Do You Know… Carter Turner?

The story below is from our January/February 2025 issue. For more stories like it, Subscribe Today. Thank you! 


The former congressional candidate and university professor has found his newest passion—and a surprising source of community and personal growth—on the pickleball court.



Carter Turner has spent the better part of his adult life looking for a kind of truth that has broad application. He may have found it in its most basic form on the pickleball court.

Turner has a PhD in Religious and Theological Studies, has run for Congress twice, has worked at Radford University for two decades (teaching Religious Studies and raising money), and is one of those largely responsible for the most recent attention to widening I-81.

Those don’t all logically fit together, but Turner blends them well and finds an easy mesh with his most recent passion: pickleball. It is a game co-founded in 1965 by Congressman Joel Prichard of Washington, and brought to overwhelming popularity in the past seven or so years.

Turner, like so many pickleball advocates, has become passionate about the sport, which for a time was thought to be for old people. It now crosses all lines of age, demographics, education and athleticism. Pickleball, roughly tennis on a smaller court, appeals equally to a 12-year-old gym rat of a basketball player and an 88-year-old twice-great grandmother. And they sometimes play against each other … with outcomes that might surprise you.

“Three or four years ago, I made the decision to see how good I could get at pickleball. I had the skills and did everything I could to get better. I even stopped drinking.”
“Three or four years ago, I made the decision to see how good I could get at pickleball. I had the skills and did everything I could to get better. I even stopped drinking.”

Turner gravitated to pickleball a few years ago.
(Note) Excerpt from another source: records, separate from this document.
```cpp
constexpr int kRffMaxFreq = 256;
int rff_kpad(int F);
int rff_splits(int R, int H, int F);
int64_t rff_slab_floats(int R, int H, int F);
hipError_t rff_encode(const float* x, const float* Bf, int F, int64_t rows, float* out, hipStream_t s);
hipError_t rff_encode16(const float* x, const float* Bf, int F, int R, h16* enc, hipStream_t s);
hipError_t rff_first_fwd(const float* x, const float* Bf, int F, const float* W0, const float* b0, float omega0, int R,
                         int H, h16* Y0, h16* C0, const float* a0, h16* E0, h16* enc, hipStream_t s);
hipError_t rff_dw0(const h16* enc, const h16* dZ0, int F, int R, int H, float scale, const float* gscale,
                   float* slab, const float* db, float* gW0, float* gb0, hipStream_t s);

enum SpecLoss { SPEC_STFT = 0, SPEC_MRSTFT = 1 };
constexpr int kStftMinN = 512, kMrRes = 3, kMrMinN = 1024, kMrScalFloats = 32;
// ... 82 lines not shown
int64_t kan_regrid_pass_rows(int in, int Go, int Gn);
int64_t kan_regrid_part_doubles(int64_t N, int in, int Go, int Gn);
hipError_t kan_regrid_gram(const float* X, const float* grid_old, const float* grid_new, int64_t N, int in, int Go,
                           int Gn, int accumulate, double* part, double* gram, hipStream_t s);
hipError_t kan_regrid_refit(const double* gram, int in, int out, int Go, int Gn, const float* spline_w,
                            const float* scaler, float* spline_w_new, int* status, hipStream_t s);

struct OptState {
  double lr;
  double best;
  double step;
  int32_t num_bad;
  int32_t last_epoch;
  double min_lr, factor, threshold, eps_lr;
  int32_t patience, pad0;
  double beta1, beta2, eps;
};

hipError_t adam_flat(float* p, const float* g, float* m, float* v, int64_t n, const OptState* st,
                     hipStream_t s, const GuardState* guard = nullptr, const float* sse = nullptr);
hipError_t plateau_step(OptState* st, const float* sse, double n_total, float* loss_hist,
                        double* lr_hist, int64_t hist_cap, hipStream_t s, GuardState* guard = nullptr);
hipError_t cast_weight(const float* W, int H_out, int H_in, h16* Wb, h16* WTb, hipStream_t s);
constexpr int kMaxInner = 16;
struct CastSet {
  const float* W[kMaxInner];
  h16* Wb[kMaxInner];
  h16* WTb[kMaxInner];
  int n;
};
hipError_t cast_weights(const CastSet& cs, int H, hipStream_t s);

struct PlaneSet {
  int64_t w_off[kMaxInner];
  h16* Wb[kMaxInner];
  h16* WTb[kMaxInner];
  int64_t lo[kMaxInner + 1], hi[kMaxInner + 1];
  int n, nrest;
};
hipError_t plane_point(const float* theta, const float* d1, const float* d2, float a, float b, float* out,
                       const PlaneSet& ps, int H, hipStream_t s);
hipError_t plane_loss(const float* sse_part, int nparts, double* slot, hipStream_t s);
hipError_t sum_to(const float* x, int n, float* out, int accumulate, hipStream_t s);
hipError_t sum_to2(const float* x0, float* out0, const float* x1, float* out1, int n, int accumulate, hipStream_t s,
                   const int* flag_src = nullptr, float* flag_dst = nullptr);

}
// ... 1 lines not shown
```

inr-for-audio_amd/engine.py:

```python
from __future__ import annotations

import ctypes
import math
from dataclasses import dataclass

import torch

from . import _lib
from ._lib import (MAX_INNER, ROW_TILE, SirenBatch, SirenGrads, SirenKanBatch, SirenNet, SirenOptState, check,
                   ptr)

SEG_ALIGN = 64
STORE16 = torch.float16


def round_up(x: int, m: int) -> int:
    return (x + m - 1) // m * m


@dataclass
class NetSpec:
    in_dim: int
    hidden: int
    n_inner: int
# ... 69 lines not shown
                [e(R, H, dtype=h) if spec.act(i) == _lib.ACT_SNAKE else None for i in range(L)]
        else:
            ping = [e(R, H, dtype=h), e(R, H, dtype=h)]
            scratch = e(R, H, dtype=h)
            self.Y = [ping[i % 2] for i in range(L + 1)]
            self.C = [scratch] * (L + 1)
            snake = spec.first_snake or any(spec.act(i) == _lib.ACT_SNAKE for i in range(L))
            escr = e(R, H, dtype=h) if snake else None
            self.E = [escr if spec.first_snake else None] + \
                [escr if spec.act(i) == _lib.ACT_SNAKE else None for i in range(L)]
        self.out = e(R)
        self.g = torch.zeros(R, dtype=f32, device=device)
        self.head_part = e(H // 128, R)
        nsum = (R + 255) // 256
        self.sse_part = e(nsum)
        self.gsum_part = e(nsum)
        self.gmax_part = e(nsum)
        self.gscale = torch.ones(2, dtype=f32, device=device)
        self.tileq = _lib.new_tileq(device)
        self.train = train
        if train:
            self.splits = int(splits or lib.siren_default_splits(R, H))
            self.dZ = [e(R, H, dtype=h) for _ in range(2)]
            self.col_part = e(R // 128, max(2 + spec.in_dim, 2), H)
            self.col_part2 = e(R // 128, H)
            self.red_tmp = e(4, 64, H)
            self.slab = e(int(lib.siren_slab_floats(H, self.splits)))
        else:
            self.splits = 1
            self.dZ = [None, None]
            self.col_part = self.col_part2 = self.red_tmp = self.slab = None
        self.enc = self.rff_slab = None
        if train and spec.rff_freq:
            self.enc = torch.zeros(R, int(lib.siren_rff_kpad(spec.rff_freq)), dtype=h, device=device)
            self.rff_slab = e(int(lib.siren_rff_slab_floats(R, H, spec.rff_freq)))

    def batch(self, coords: torch.Tensor, target, n_valid: int, n_total: float,
              zero_grads: bool = False, guard: torch.Tensor | None = None, loss_mode: int = 0) -> SirenBatch:
        b = SirenBatch()
        b.rows, b.n_valid, b.n_total = self.rows, int(n_valid), float(n_total)
        b.splits, b.zero_grads = self.splits, int(zero_grads)
        b.guard, b.loss_mode = ptr(guard), int(loss_mode)
        b.coords, b.target = ptr(coords), ptr(target)
        for i, y in enumerate(self.Y):
            b.Y[i] = ptr(y)
        for i, c in enumerate(self.C):
            b.C[i] = ptr(c)
        for i, x in enumerate(self.E):
            b.E[i] = ptr(x)
        b.dZ[0], b.dZ[1] = ptr(self.dZ[0]), ptr(self.dZ[1])
        b.out, b.g, b.head_part = ptr(self.out), ptr(self.g), ptr(self.head_part)
        b.sse_part, b.gsum_part = ptr(self.sse_part), ptr(self.gsum_part)
        b.gmax_part, b.gscale = ptr(self.gmax_part), ptr(self.gscale)
        b.col_part, b.col_part2 = ptr(self.col_part), ptr(self.col_part2)
        b.red_tmp, b.slab = ptr(self.red_tmp), ptr(self.slab)
        b.tileq = ptr(self.tileq)
        b.enc, b.rff_slab = ptr(self.enc), ptr(self.rff_slab)
        return b


def make_net(spec: NetSpec, W0, b0, bs, Whs, WThs, w_head, b_head, snake_a=None, a0=None, rff_B=None) -> SirenNet:
    n = SirenNet()
    n.in_dim, n.hidden, n.n_inner = spec.in_dim, spec.hidden, spec.n_inner
    n.omega0, n.omega = spec.omega0, spec.omega
# ... 717 lines not shown
```

Before: 42.32 million.

## Defer and batch backward column and dW reductions into single multi-segment launches

Backward no longer launches a column-reduction and a dW-reduction kernel per layer. Each layer's partial sums go to its own region of enlarged col_part and slab buffers, and after the backward loop one batched col_reduce kernel and one dw_reduce_multi kernel (grid over layers) finish them all. This cuts kernel-launch and serialization overhead and gives the reduction kernels more parallel work. In exchange it uses more scratch memory, and gradients are finalized later, so it is turned off when per-layer grad_ready signalling (multi-device overlap) is in use. The feature is enabled by a flag packed into zero_grads.

```diff
diff --git a/include/siren_hip.h b/include/siren_hip.h
--- a/include/siren_hip.h
+++ b/include/siren_hip.h
@@ -13,6 +13,7 @@
 #define SIREN_MAX_HIDDEN 4096
 #define SIREN_ROW_TILE 128
 #define SIREN_TILEQ_INTS 768
+#define SIREN_BATCH_REDUCE_WS 2
 
 enum siren_status {
   SIREN_OK = 0,
@@ -331,7 +332,7 @@
 enum siren_option {
   SIREN_OPT_NT_TILE = 0, SIREN_OPT_TN_TILE = 1, SIREN_OPT_NT_PIPE = 2, SIREN_OPT_TN_PIPE = 3,
   SIREN_OPT_NT_GRID = 4, SIREN_OPT_NT_DIAG = 6, SIREN_OPT_NT_QUEUE = 8, SIREN_OPT_HEAD_FUSE = 9,
-  SIREN_OPT_HB_FAULT = 10, SIREN_OPT_KAN_GENERAL = 11
+  SIREN_OPT_HB_FAULT = 10, SIREN_OPT_KAN_GENERAL = 11, SIREN_OPT_BATCH_REDUCE = 12
 };
 int siren_set_option(int32_t option, int32_t value);
 int siren_profile_enable(int32_t max_records);
diff --git a/inr-for-audio_amd/_lib.py b/inr-for-audio_amd/_lib.py
--- a/inr-for-audio_amd/_lib.py
+++ b/inr-for-audio_amd/_lib.py
@@ -14,6 +14,7 @@
 MAX_HIDDEN = 4096
 ROW_TILE = 128
 TILEQ_INTS = 768
+BATCH_REDUCE_WS = 2
 ACT_SINE, ACT_SNAKE, ACT_TANH = 0, 1, 2
 FP32_IDENTITY, FP32_SIN, FP32_TANH, FP32_SNAKE = 0, 1, 2, 3
 
@@ -315,10 +316,12 @@
     HEAD_FUSE = 9
     HB_FAULT = 10
     KAN_GENERAL = 11
+    BATCH_REDUCE = 12
 
 
 OPT_DEFAULTS = {Opt.NT_TILE: 0, Opt.TN_TILE: 0, Opt.NT_PIPE: -1, Opt.TN_PIPE: -1, Opt.NT_GRID: 0,
-                Opt.NT_DIAG: 0, Opt.NT_QUEUE: 1, Opt.HEAD_FUSE: 1, Opt.HB_FAULT: 0, Opt.KAN_GENERAL: 0}
+                Opt.NT_DIAG: 0, Opt.NT_QUEUE: 1, Opt.HEAD_FUSE: 1, Opt.HB_FAULT: 0, Opt.KAN_GENERAL: 0,
+                Opt.BATCH_REDUCE: 3}
 
 
 def _opt_shadow(lib) -> dict:
diff --git a/inr-for-audio_amd/csrc/capi.hip b/inr-for-audio_amd/csrc/capi.hip
--- a/inr-for-audio_amd/csrc/capi.hip
+++ b/inr-for-audio_amd/csrc/capi.hip
@@ -85,7 +85,7 @@
 
 template <class Grads, class Batch>
 hipError_t zero_grads(const Grads* gr, const Batch* b, hipStream_t s) {
-  if (!b->zero_grads || !gr->flat) return hipSuccess;
+  if (!(b->zero_grads & 1) || !gr->flat) return hipSuccess;
   return hipMemsetAsync(gr->flat, 0, gr->flat_len * sizeof(float), s);
 }
 
@@ -163,6 +163,36 @@
     sg.out_stride[sg.n] = out_stride;
   }
   ++sg.n;
+}
+
+inline int64_t part_rows(int R, int H) { return (int64_t)(R / 128) * H; }
+int batch_bits(const siren_net* n, const siren_batch* b) {
+  if (!(b->zero_grads & SIREN_BATCH_REDUCE_WS)) return 0;
+  for (int k = 0; k < n->n_inner + 2; ++k)
+    if (b->grad_ready[k]) return 0;
+  return tuning().batch_reduce;
+}
+float* head_parts_at(const siren_net* n, const siren_batch* b) {
+  const int first = n->in_dim + 2 > 2 ? n->in_dim + 2 : 2;
+  return b->col_part + ((batch_bits(n, b) & 1) ? first * part_rows(b->rows, n->hidden) : 0);
+}
+float* stage_parts_at(const siren_net* n, const siren_batch* b, int i) {
+  if (!(batch_bits(n, b) & 1)) return b->col_part;
+  return head_parts_at(n, b) + (3 + 2 * (int64_t)(i - 1)) * part_rows(b->rows, n->hidden);
+}
+float* slab_at(const siren_net* n, const siren_batch* b, int i) {
+  if (!(batch_bits(n, b) & 2)) return b->slab;
+  return b->slab + (int64_t)i * siren_slab_floats(n->hidden, b->splits);
+}
+void batch_add(ColBatch& cb, const ColSegs& sg, int64_t row_stride, int nrows) {
+  for (int z = 0; z < sg.n; ++z, ++cb.n) {
+    if (cb.n >= kMaxBatchSegs) continue;
+    cb.src[cb.n] = sg.src[z];
+    cb.out[cb.n] = sg.out[z];
+    cb.out_stride[cb.n] = sg.out_stride[z];
+    cb.row_stride[cb.n] = row_stride;
+    cb.nrows[cb.n] = nrows;
+  }
 }
 
 int hb_mode(int act) {
@@ -207,7 +237,7 @@
       p.target = b->target; p.b_head = n->b_head; p.out = b->out; p.g = b->g;
       p.sse_part = b->sse_part; p.gsum_part = b->gsum_part;
       p.n_valid = b->n_valid; p.loss_mode = b->loss_mode; p.gfac = gfac; p.head_omega = n->head_omega;
-      p.gscale = b->gscale; p.dZ = B(b->dZ[0]); p.colsum_part = b->col_part;
+      p.gscale = b->gscale; p.dZ = B(b->dZ[0]); p.colsum_part = head_parts_at(n, b);
       p.gmax_part = b->gmax_part;
       p.stall = b->guard ? &((GuardState*)b->guard)->stalls : nullptr;
       close_run();
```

He was the tennis pro at Hidden Valley Country Club and had been a head pro at a club in Atlanta, but “I had some back problems” and in the 1990s looked for activity that wasn’t so demanding. “I was pretty crippled,” he says, “and at the end of my rope.” A spinal fusion became “the best health decision ever [for me].”

In 2017, he had a heart attack, an “important moment,” for his future. He started playing pickleball in order to get some movement in his routine. He was teaching at Radford at the time.
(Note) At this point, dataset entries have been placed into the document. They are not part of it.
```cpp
int launch_encoder_typed_run(const EncoderArgs& a, const enc::Ws& w, hipStream_t s) {
  using namespace enc;
  char* base = static_cast<char*>(a.workspace);
  TEncParams ep{};
  const size_t S1 = a.S > 0 ? a.S : 1;
  const bool x3 = a.mode == 3;
  const size_t uslot = x3 ? kXUpdSlot : kTUpdSlot;
  for (int g = 0; g < a.n_ions; ++g) {
    const float* prep;
    if (a.prepared[g]) {
      if (!aligned16(a.prepared[g])) return fail(IMPNN_E_BADARG, "encoder_fused: prepared weights must be 16B aligned");
      prep = static_cast<const float*>(a.prepared[g]);
    } else {
      float* img = reinterpret_cast<float*>(base + w.img_off) + (size_t)g * typed_prepared_floats(a.S, a.Vb, x3);
      if (int rc = launch_encoder_typed_prepare(a.weights[g], a.bond_table, a.K, a.S, a.Vb, x3, img, s)) return rc;
      prep = img;
    }
    ep.upd[g] = prep;
    ep.tmat[g] = prep + S1 * uslot;
    ep.m0[g] = prep + typed_prepared_floats(a.S, a.Vb, x3);
    ep.pooled[g] = a.pooled[g];
  }
  ep.atom_table = a.atom_table;
  ep.nsub = reinterpret_cast<const int32_t*>(base + w.nsub_off);
  ep.desc = reinterpret_cast<const int32_t*>(base + w.desc_off);
  ep.rec = reinterpret_cast<const unsigned char*>(base + w.rec_off);
  ep.header = reinterpret_cast<const PlanHeader*>(base);
  ep.n_ions = a.n_ions; ep.B = a.B; ep.S = a.S; ep.Va = a.Va; ep.Vb = a.Vb; ep.max_sub = w.max_sub;
  ep.ln_eps = a.ln_eps;
  ep.stamps = nullptr;
  {
    size_t sb = 0;
    void* sp = debug_stamp_buffer(&sb);
    if (sp && sb >= (size_t)w.nwg * 32 * sizeof(unsigned long long)) ep.stamps = static_cast<unsigned long long*>(sp);
  }
  ep.upd_slot = (int)uslot;
  ep.ecap = tecap_of(a.E);
  ep.rec_lds = trec_lds_bytes(a.Vb, ep.ecap);
  const bool big3 = x3 && ep.ecap == kTECapBig;
  void (*kern)(TEncParams) =
      big3 ? (ep.stamps ? encoder_typed_kernel<true, true, kTHSBig3> : encoder_typed_kernel<false, true, kTHSBig3>)
      : x3 ? (ep.stamps ? encoder_typed_kernel<true, true> : encoder_typed_kernel<false, true>)
           : (ep.stamps ? encoder_typed_kernel<true, false> : encoder_typed_kernel<false, false>);
  if (int rc = ensure_lds_limit((const void*)kern, big3 ? (ep.stamps ? 10 : 9) : (ep.stamps ? 5 : 4) + (x3 ? 2 : 0))) return rc;
  size_t lds = lds_fixed_bytes(x3, a.Vb, ep.ecap, big3 ? kTHSBig3 : kTHS);
  const size_t atab_bytes = ((size_t)a.Va + 1) * kTAS * sizeof(float);
  ep.atab_lds = lds + atab_bytes <= 160 * 1024;
  if (ep.atab_lds) lds += atab_bytes;
  profile_record_start(s);
  kern<<<w.nwg, kThreads, lds, s>>>(ep);
  profile_record_stop(s);
  return check_launch("encoder_typed");
}

}
```

Measured before the change: 37.58 million.

## DMA step-0 update weights into LDS with global_load_lds, overlapping prologue and pooling

Loads the step-0 update weight image straight from global memory into LDS with global_load_lds_dwordx4. The load is issued during the prologue for the first subgraph and before pooling for each following one, so the register prefetch and LDS store at s==0 are skipped. The barrier before the update phase is dropped when step 0 uses the precomputed table. This hides the weight transfer behind other work, but relies on inline asm that touches m0 and on explicit vmcnt waits, which may be fragile around LDS hazards.

```diff
diff --git a/ionic_mpnn_amd/csrc/encoder_typed.hip b/ionic_mpnn_amd/csrc/encoder_typed.hip
--- a/ionic_mpnn_amd/csrc/encoder_typed.hip
+++ b/ionic_mpnn_amd/csrc/encoder_typed.hip
@@ -136,6 +136,16 @@
   if (blockIdx.x == 0 && threadIdx.x == 0) *hdr = M0Header{kM0Magic, Va, Vb, S};
 }
 
+__device__ __forceinline__ void glds16(const float* gsrc, const float* lds_dst) {
+  const unsigned dst = __builtin_amdgcn_readfirstlane(
+      (unsigned)(uintptr_t)(__attribute__((address_space(3))) const void*)lds_dst);
+  unsigned keep;
+  asm volatile("s_mov_b32 %0, m0\n\ts_mov_b32 m0, %2\n\ts_nop 0\n\tglobal_load_lds_dwordx4 %1, off\n\ts_mov_b32 m0, %0"
+               : "=&s"(keep)
+               : "v"(gsrc), "s"(dst)
+               : "memory");
+}
+
 #ifndef IMPNN_T_PF
 #define IMPNN_T_PF 0
 #endif
@@ -149,6 +159,7 @@
   extern __shared__ __align__(16) float smem[];
   constexpr int kUpdLds = X3 ? kXUpdLds : kTUpdLds, kUpdSlot = X3 ? kXUpdSlot : kTUpdSlot;
   constexpr int kNPf = X3 ? 3 : 2;
+  static_assert(kXUpdLds % 256 == 0 && kTUpdLds % 256 == 0, "the update image is copied in 1 KiB pieces (dma_upd0)");
   float* const wupd = smem + kOffUpd;
   float* const wvec = wupd + (X3 ? kXVecFloatOff : kTVecFloatOff);
   float* const hbuf = smem + off_h(X3);
@@ -189,6 +200,15 @@
   const int c_end = c_begin + __builtin_amdgcn_readfirstlane(p.nsub[blockIdx.x]);
   if (c_begin >= c_end) return;
 
+  auto retire_vm = []() { __builtin_amdgcn_s_waitcnt(0x0f70); };
+  auto dma_upd0 = [&](int g_) {
+    const float* src = p.upd[g_] + 4 * lane;
+#pragma unroll
+    for (int i = 0; i < kNPf; ++i) {
+      const int pc = wave + kWaves * i;
+      if (pc * 256 < kUpdLds) glds16(src + pc * 256, wupd + pc * 256);
+    }
+  };
   if (p.atab_lds)
     for (int t = tid; t < (p.Va + 1) * (kTAS / 4); t += kThreads)
       st4(atab + 4 * t, t < p.Va * (kD / 4) ? ld4(p.atom_table + 4 * t) : f32x4{0.f, 0.f, 0.f, 0.f});
@@ -221,7 +241,9 @@
     }
   };
   auto fill_h0 = [&]() {
-    const int row = tid >> 2, sub = tid & 3;
+    int tl = tid;
+    asm volatile("" : "+v"(tl));
+    const int row = tl >> 2, sub = tl & 3;
     const int id = r_rowatom[row];
     f32x4 v0 = {0.f, 0.f, 0.f, 0.f}, v1 = v0;
     if ((unsigned)id < (unsigned)p.Va) {
@@ -267,6 +289,8 @@
   uint2 rec_n8 = reinterpret_cast<const uint2*>(rec_c)[tid];
   uint32_t rec_n4 = rec_big ? reinterpret_cast<const uint32_t*>(rec_c + kTRecPart1)[tid] : 0u;
   int4 dsc_next = reinterpret_cast<const int4*>(p.desc)[c_begin];
+  retire_vm();
+  dma_upd0(__builtin_amdgcn_readfirstlane(dsc_next.w) >> 16);
 
   const uint32_t* const grp_x = reinterpret_cast<const uint32_t*>(r_grp);
   const int kh = lane >> 5, f = lane & 31;
@@ -322,6 +346,7 @@
       }
     }
     if (tid == 0) *run_ctr = 2 * kWaves;
+    asm volatile("s_waitcnt vmcnt(0)" ::: "memory");
     lds_barrier();
     if (stamp && tid == 0) {
       const unsigned long long t = __builtin_amdgcn_s_memtime();
@@ -356,7 +381,6 @@
 #pragma unroll
       for (int i = 0; i < 4; ++i) Q.bq[i] = ld4(tm + soQ + lboffQ + i * 128);
     };
-    if (kPfWhere != 0) fetch_pf(0);
     if (kRunsEarly >= 1) fetch_P(0);
     if (kRunsEarly >= 2) fetch_Q(0);
     if (stamp && c == c_begin && tid == 0) stamp[13] = __builtin_amdgcn_s_memtime();
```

“Three or four years ago, I made the decision to see how good I could get at pickleball,” he says. “I had the skills and did everything I could to get better. I even stopped drinking.”

Since then, he has qualified for the nationals five times, earned his pickleball teaching certificate, become a USA Pickleball Ambassador, gained a sponsor (Onyx, which makes paddles) and begun teaching professionally, though “I have dialed that back some.” He plays senior tournaments professionally.

Turner has been married for 28 years to Karen Turner, a real estate professional, and their daughter, Callaway, works for a PR firm in New York City.

Turner has learned that “the game is nuanced and has a lot of complexity. For two years, I didn’t realize what I didn’t know. There is a lot more to it than meets the eye. Every shot hit is an effort to make your opponent hit it back high enough to put the ball away.”

He insists that “one of the biggest misconceptions about pickleball is that it is for old people. I think that in the next 10 years, it will replace tennis.” Some areas, he says, have seriously begun that transition, partly because “there are more injuries in tennis. Pickleball is less dangerous. It is easy on the joints and the body. Pickleball’s growth is on the corpse of tennis.”

Turner envisions “100 courts in the Roanoke Valley” in the near future. He calls pickleball “the fastest-growing sport in human history.”

And that brings us to a basic truth Turner has been searching for. “Pickleball is great for the body, improves the memory, eyesight, balance. It brings people together. There is a tournament with a 90-year-old division. You don’t have to go out and find players; you just show up and play. And you meet new people. It is a model of inclusion that is different from any other sport.

“If you are isolated, you can get active. Physical advantage is negated. I think it will be an Olympic sport soon.”

Turner has been working to bring people together for years and pickleball “provides the opportunity to interact and see the world the way we do. I ran for Congress because I wanted to bring people together. I traded my passion for politics for pickleball.”

In mid-November of 2024, Turner finished second in singles and men’s doubles in the national championship tournament.